> [Assigned task]: Using the data below, work out how many lines contain the word "unsigned", then state that number without comment.
+ + + + +
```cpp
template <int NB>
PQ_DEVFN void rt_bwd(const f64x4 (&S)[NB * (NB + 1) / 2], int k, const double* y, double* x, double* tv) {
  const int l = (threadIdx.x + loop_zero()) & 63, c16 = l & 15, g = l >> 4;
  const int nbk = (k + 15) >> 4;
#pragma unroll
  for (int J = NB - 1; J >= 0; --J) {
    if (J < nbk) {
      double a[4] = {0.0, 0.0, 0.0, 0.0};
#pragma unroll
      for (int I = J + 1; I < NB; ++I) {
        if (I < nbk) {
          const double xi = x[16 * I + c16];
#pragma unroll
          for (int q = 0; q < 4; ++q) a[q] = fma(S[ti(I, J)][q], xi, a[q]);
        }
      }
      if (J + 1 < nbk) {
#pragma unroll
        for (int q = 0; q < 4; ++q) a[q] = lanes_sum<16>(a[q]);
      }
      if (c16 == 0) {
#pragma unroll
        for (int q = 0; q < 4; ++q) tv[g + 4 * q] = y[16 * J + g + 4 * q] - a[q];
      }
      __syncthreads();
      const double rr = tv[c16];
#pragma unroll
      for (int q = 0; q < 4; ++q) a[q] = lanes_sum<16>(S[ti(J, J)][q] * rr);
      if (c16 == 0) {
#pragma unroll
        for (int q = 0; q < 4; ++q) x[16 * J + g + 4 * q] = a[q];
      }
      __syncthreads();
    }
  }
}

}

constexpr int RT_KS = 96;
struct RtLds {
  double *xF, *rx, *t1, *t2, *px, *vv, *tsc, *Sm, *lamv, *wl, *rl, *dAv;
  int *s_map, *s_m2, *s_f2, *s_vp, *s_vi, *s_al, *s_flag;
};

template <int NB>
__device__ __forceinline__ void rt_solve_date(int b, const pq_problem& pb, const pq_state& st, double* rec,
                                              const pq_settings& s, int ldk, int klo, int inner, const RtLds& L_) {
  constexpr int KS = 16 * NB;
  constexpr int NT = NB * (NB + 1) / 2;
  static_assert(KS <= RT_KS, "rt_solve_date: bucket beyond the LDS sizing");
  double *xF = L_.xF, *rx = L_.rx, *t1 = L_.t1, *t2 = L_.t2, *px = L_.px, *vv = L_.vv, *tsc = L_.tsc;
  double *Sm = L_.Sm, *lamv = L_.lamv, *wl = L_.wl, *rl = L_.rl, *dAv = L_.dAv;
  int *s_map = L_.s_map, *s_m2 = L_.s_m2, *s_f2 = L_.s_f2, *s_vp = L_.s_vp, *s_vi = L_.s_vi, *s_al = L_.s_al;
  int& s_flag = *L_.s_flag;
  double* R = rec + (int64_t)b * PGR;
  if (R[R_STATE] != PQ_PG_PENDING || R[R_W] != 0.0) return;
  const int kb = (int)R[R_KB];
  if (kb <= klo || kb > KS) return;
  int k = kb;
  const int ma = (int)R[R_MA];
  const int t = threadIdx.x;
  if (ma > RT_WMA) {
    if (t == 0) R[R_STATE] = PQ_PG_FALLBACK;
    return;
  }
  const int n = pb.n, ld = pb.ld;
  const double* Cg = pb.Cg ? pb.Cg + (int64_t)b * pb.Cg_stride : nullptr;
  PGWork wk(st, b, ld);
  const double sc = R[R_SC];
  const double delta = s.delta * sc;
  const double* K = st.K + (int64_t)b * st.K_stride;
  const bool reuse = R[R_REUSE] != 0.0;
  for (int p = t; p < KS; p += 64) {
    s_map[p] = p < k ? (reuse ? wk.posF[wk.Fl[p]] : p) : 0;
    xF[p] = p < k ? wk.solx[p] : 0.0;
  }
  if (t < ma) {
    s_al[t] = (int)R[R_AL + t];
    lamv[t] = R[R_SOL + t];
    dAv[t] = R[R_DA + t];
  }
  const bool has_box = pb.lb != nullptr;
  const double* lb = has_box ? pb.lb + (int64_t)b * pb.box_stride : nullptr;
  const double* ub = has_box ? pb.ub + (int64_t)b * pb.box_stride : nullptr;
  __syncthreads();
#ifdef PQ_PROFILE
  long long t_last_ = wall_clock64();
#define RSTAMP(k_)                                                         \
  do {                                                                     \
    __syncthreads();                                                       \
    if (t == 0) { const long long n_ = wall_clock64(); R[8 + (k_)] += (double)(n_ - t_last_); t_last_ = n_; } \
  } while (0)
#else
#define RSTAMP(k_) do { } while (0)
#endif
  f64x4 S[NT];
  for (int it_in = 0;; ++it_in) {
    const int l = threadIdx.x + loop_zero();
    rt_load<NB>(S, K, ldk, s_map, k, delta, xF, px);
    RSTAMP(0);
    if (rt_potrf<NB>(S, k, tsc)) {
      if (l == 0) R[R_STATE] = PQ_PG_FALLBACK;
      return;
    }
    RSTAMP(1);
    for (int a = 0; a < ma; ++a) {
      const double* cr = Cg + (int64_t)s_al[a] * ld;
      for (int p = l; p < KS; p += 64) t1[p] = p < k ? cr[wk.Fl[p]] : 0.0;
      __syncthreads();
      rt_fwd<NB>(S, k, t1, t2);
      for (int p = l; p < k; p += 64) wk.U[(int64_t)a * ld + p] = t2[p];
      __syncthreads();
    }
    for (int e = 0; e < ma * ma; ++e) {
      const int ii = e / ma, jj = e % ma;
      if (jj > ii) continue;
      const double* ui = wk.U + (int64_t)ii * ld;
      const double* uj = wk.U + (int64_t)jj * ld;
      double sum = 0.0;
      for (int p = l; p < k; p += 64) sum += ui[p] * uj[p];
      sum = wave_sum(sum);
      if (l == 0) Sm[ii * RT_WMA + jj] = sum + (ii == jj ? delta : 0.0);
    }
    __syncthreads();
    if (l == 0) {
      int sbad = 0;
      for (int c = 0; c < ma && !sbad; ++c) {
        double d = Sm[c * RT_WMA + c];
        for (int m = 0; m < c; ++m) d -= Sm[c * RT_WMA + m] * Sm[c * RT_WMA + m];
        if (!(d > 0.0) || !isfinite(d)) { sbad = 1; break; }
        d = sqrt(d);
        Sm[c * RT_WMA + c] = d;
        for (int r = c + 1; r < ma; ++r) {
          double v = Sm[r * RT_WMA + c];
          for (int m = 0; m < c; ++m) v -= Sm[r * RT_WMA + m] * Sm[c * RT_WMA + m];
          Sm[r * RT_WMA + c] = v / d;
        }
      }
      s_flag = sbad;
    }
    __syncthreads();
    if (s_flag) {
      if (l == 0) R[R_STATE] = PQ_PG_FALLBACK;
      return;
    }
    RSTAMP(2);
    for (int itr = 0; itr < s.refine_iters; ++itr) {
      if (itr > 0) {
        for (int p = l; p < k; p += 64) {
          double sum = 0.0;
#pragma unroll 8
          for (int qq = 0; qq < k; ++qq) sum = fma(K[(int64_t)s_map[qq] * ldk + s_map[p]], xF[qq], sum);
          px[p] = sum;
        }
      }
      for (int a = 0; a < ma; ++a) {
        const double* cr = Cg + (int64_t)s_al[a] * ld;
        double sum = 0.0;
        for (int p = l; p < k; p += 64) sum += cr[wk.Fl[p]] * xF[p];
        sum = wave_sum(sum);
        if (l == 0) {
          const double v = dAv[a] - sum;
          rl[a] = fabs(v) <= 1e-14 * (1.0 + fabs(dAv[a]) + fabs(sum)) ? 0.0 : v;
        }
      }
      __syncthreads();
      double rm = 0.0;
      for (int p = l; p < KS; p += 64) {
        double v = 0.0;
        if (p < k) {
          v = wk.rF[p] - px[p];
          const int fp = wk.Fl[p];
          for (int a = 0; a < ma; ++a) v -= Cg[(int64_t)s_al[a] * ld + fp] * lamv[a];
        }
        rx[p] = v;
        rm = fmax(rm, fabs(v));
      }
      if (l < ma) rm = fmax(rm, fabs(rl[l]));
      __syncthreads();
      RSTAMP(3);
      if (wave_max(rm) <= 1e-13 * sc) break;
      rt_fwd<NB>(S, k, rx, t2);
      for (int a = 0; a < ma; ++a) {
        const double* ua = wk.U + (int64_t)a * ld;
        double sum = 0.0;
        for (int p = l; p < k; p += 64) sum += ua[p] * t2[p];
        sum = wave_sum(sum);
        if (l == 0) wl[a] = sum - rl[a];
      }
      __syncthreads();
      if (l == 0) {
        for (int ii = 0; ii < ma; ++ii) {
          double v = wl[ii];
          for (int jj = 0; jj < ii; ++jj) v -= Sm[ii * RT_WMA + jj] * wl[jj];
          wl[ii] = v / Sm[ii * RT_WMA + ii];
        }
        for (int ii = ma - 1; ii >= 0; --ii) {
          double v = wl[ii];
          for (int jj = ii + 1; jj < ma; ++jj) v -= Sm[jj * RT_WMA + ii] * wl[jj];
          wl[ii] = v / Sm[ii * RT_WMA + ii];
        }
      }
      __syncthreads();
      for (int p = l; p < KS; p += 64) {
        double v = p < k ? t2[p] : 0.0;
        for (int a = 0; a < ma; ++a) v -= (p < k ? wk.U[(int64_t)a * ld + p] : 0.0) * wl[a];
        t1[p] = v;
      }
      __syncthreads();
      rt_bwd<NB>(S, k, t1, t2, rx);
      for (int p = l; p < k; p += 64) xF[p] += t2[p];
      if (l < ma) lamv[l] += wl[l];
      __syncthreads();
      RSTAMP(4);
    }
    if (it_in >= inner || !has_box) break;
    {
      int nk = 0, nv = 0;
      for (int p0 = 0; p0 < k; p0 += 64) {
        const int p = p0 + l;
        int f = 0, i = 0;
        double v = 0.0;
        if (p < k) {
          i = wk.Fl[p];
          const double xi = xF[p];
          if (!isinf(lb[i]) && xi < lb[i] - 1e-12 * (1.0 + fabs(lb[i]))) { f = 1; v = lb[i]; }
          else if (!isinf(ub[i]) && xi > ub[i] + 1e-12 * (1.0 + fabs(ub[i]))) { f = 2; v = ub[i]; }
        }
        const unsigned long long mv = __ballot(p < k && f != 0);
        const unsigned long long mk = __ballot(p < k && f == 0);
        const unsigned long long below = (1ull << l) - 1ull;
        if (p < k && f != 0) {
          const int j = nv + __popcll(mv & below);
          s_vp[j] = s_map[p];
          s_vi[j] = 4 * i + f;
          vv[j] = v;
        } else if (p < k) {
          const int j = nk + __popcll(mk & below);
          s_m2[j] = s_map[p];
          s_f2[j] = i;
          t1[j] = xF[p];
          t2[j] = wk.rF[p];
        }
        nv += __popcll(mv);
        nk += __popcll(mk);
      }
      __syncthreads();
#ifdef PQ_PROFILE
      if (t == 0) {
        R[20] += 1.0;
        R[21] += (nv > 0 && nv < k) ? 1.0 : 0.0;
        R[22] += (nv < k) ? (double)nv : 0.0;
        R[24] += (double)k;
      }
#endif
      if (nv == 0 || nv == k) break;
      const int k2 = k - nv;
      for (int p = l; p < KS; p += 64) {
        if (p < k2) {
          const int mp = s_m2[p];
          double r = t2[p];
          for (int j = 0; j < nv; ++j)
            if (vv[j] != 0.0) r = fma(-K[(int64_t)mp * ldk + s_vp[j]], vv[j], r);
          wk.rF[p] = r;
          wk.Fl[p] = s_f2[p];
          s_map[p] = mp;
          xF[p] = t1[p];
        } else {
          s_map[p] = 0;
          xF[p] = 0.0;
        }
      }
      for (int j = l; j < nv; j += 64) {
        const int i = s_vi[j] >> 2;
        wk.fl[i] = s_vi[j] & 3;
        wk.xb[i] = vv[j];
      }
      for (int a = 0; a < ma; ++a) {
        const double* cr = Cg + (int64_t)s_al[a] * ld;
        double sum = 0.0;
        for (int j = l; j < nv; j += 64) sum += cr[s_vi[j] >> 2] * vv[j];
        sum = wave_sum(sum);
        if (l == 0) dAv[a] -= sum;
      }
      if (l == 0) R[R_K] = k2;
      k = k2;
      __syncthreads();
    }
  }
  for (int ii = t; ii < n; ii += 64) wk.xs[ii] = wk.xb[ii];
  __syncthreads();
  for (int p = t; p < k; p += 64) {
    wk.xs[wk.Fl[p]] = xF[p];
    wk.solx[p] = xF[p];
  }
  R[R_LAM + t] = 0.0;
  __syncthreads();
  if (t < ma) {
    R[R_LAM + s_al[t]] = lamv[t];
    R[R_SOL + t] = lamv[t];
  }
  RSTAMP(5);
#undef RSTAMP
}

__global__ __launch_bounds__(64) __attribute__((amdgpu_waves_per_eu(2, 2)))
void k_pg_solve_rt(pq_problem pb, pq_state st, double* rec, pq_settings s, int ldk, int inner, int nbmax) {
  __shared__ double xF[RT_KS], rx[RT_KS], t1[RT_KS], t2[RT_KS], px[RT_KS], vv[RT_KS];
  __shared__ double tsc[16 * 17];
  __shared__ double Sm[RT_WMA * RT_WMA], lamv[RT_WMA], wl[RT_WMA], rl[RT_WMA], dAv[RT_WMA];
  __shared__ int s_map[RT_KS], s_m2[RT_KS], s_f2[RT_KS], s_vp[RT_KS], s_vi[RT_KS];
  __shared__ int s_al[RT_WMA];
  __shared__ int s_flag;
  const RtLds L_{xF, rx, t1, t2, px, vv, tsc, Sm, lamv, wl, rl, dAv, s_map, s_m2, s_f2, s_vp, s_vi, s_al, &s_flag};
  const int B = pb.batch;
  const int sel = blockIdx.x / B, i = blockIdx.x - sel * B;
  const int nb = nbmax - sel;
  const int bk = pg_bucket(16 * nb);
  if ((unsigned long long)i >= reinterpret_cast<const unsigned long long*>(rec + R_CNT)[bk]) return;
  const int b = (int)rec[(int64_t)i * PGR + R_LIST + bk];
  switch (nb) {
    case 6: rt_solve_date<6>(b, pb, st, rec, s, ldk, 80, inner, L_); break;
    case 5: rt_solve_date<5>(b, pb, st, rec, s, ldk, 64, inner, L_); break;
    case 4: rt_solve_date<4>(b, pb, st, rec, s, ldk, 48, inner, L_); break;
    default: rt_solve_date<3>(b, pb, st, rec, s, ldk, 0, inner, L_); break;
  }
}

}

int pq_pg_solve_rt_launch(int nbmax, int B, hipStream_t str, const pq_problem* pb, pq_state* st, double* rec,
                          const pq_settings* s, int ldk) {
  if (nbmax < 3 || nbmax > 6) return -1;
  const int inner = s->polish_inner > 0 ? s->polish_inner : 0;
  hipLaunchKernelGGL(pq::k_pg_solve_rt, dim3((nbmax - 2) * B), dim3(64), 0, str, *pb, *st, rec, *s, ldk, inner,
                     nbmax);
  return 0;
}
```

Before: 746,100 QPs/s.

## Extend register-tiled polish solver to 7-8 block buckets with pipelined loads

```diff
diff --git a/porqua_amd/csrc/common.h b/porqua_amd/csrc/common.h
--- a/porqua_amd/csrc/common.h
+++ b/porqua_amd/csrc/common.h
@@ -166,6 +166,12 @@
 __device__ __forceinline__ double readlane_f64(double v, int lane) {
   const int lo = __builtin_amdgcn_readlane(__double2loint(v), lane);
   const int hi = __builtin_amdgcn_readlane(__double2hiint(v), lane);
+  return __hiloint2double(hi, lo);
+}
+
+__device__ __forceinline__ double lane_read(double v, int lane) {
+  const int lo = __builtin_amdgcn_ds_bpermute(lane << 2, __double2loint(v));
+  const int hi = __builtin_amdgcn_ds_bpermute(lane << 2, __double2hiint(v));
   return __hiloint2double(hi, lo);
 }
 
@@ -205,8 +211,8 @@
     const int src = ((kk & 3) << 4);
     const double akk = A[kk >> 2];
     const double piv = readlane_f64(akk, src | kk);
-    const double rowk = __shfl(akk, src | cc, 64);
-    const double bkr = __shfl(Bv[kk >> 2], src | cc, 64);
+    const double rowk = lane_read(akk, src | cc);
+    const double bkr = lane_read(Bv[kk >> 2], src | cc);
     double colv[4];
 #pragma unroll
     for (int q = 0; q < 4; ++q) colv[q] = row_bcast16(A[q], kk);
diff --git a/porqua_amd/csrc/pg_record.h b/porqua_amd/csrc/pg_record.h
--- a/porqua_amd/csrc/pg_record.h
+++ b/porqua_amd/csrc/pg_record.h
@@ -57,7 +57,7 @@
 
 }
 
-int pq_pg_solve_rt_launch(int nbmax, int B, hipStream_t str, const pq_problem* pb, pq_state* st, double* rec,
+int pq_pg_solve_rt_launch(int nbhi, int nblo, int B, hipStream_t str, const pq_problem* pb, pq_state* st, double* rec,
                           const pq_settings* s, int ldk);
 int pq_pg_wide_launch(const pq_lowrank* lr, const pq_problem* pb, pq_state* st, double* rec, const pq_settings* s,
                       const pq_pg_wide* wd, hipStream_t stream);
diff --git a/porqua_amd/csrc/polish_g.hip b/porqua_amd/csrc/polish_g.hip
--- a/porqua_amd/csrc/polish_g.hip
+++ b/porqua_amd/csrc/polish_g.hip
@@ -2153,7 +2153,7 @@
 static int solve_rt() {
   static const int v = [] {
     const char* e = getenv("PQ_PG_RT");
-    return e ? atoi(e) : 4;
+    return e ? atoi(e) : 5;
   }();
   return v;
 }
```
+ + + + +
> [Response]: 4